= WORK TO BE COMPLETED =
Only lines containing the word "constexpr" belong in the answer; copy each one from the records.

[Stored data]
+    for (int q = 0; q < 8; q++) seg[q >> 2][q & 3] = __builtin_amdgcn_readfirstlane(rec[q]);
+    if (wave < NR) band_back_sweep<DC, NS, false, false, CPD>(band, Ginv, Y + (size_t)wave * n, nullptr, r0, r1, r1, -1, b, lane);
+    else {
+        constexpr int BB = DC * DC;
+        const int W = b + 1, nl = (nw - NR) * 64, l0 = (wave - NR) * 64 + lane;
+#pragma unroll
+        for (int q = 0; q < 2; q++) {
+            if (seg[q][0] >= seg[q][1]) continue;
+            const char* pb = reinterpret_cast<const char*>(band + (size_t)seg[q][0] * W * BB); const long nb_ = (long)(seg[q][1] - seg[q][0]) * W * BB * 8;
+            const char* pg = reinterpret_cast<const char*>(Ginv + (size_t)seg[q][0] * BB); const long ng_ = (long)(seg[q][1] - seg[q][0]) * BB * 8;
+            for (long o = (long)l0 * 128; o < nb_ + ng_; o += (long)nl * 128 * 4) {
+                int t0, t1, t2, t3;
+                const long o1 = o + (long)nl * 128, o2 = o1 + (long)nl * 128, o3 = o2 + (long)nl * 128, last = nb_ + ng_ - 4;
+                auto at = [&](long x) { x = x < last ? x : last; return x < nb_ ? pb + x : pg + (x - nb_); };
+                const char *a0 = at(o), *a1 = at(o1), *a2 = at(o2), *a3 = at(o3);
+                asm volatile("global_load_dword %0, %4, off\n\tglobal_load_dword %1, %5, off\n\tglobal_load_dword %2, %6, off\n\tglobal_load_dword %3, %7, off\n\ts_waitcnt vmcnt(0)"
+                             : "=&v"(t0), "=&v"(t1), "=&v"(t2), "=&v"(t3) : "v"(a0), "v"(a1), "v"(a2), "v"(a3) : "memory");
+            }
+        }
+    }
+    __builtin_amdgcn_fence(__ATOMIC_RELEASE, "workgroup"); __syncthreads(); __builtin_amdgcn_fence(__ATOMIC_ACQUIRE, "workgroup");
+    if (wave < 2 * NR) {
+        const int q = wave / NR, lo = seg[q][0], hi = seg[q][1], we = seg[q][2], gf = seg[q][3];
+        if (lo < hi) band_back_sweep<DC, NS, false, false, CPD>(band, Ginv, Y + (size_t)(wave % NR) * n, nullptr, lo, hi, we, gf, b, lane);
+    }
 }
 
 template <int DC, int NR, int MF = 0, int TCW = 3>
@@ -148,7 +190,8 @@
                const int* __restrict__ piv_lo, const int* __restrict__ piv_hi, const int* __restrict__ win_hi,
                const int* __restrict__ merge_from, int N, int b, int* __restrict__ fail_flag,
                const CholWaveMap wmap,
-               const int* __restrict__ await2 = nullptr, const int* __restrict__ signal = nullptr, int* __restrict__ flags = nullptr, int seq = 0) {
+               const int* __restrict__ await2 = nullptr, const int* __restrict__ signal = nullptr, int* __restrict__ flags = nullptr, int seq = 0,
+               const int* __restrict__ back_rec = nullptr) {
     constexpr int BB = DC * DC;
     extern __shared__ __attribute__((aligned(16))) double lds[];
     const int R = b + 1, W = b + 1, RW = W * BB;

= THE COMPLETED TASK =
+        constexpr int BB = DC * DC;
     constexpr int BB = DC * DC;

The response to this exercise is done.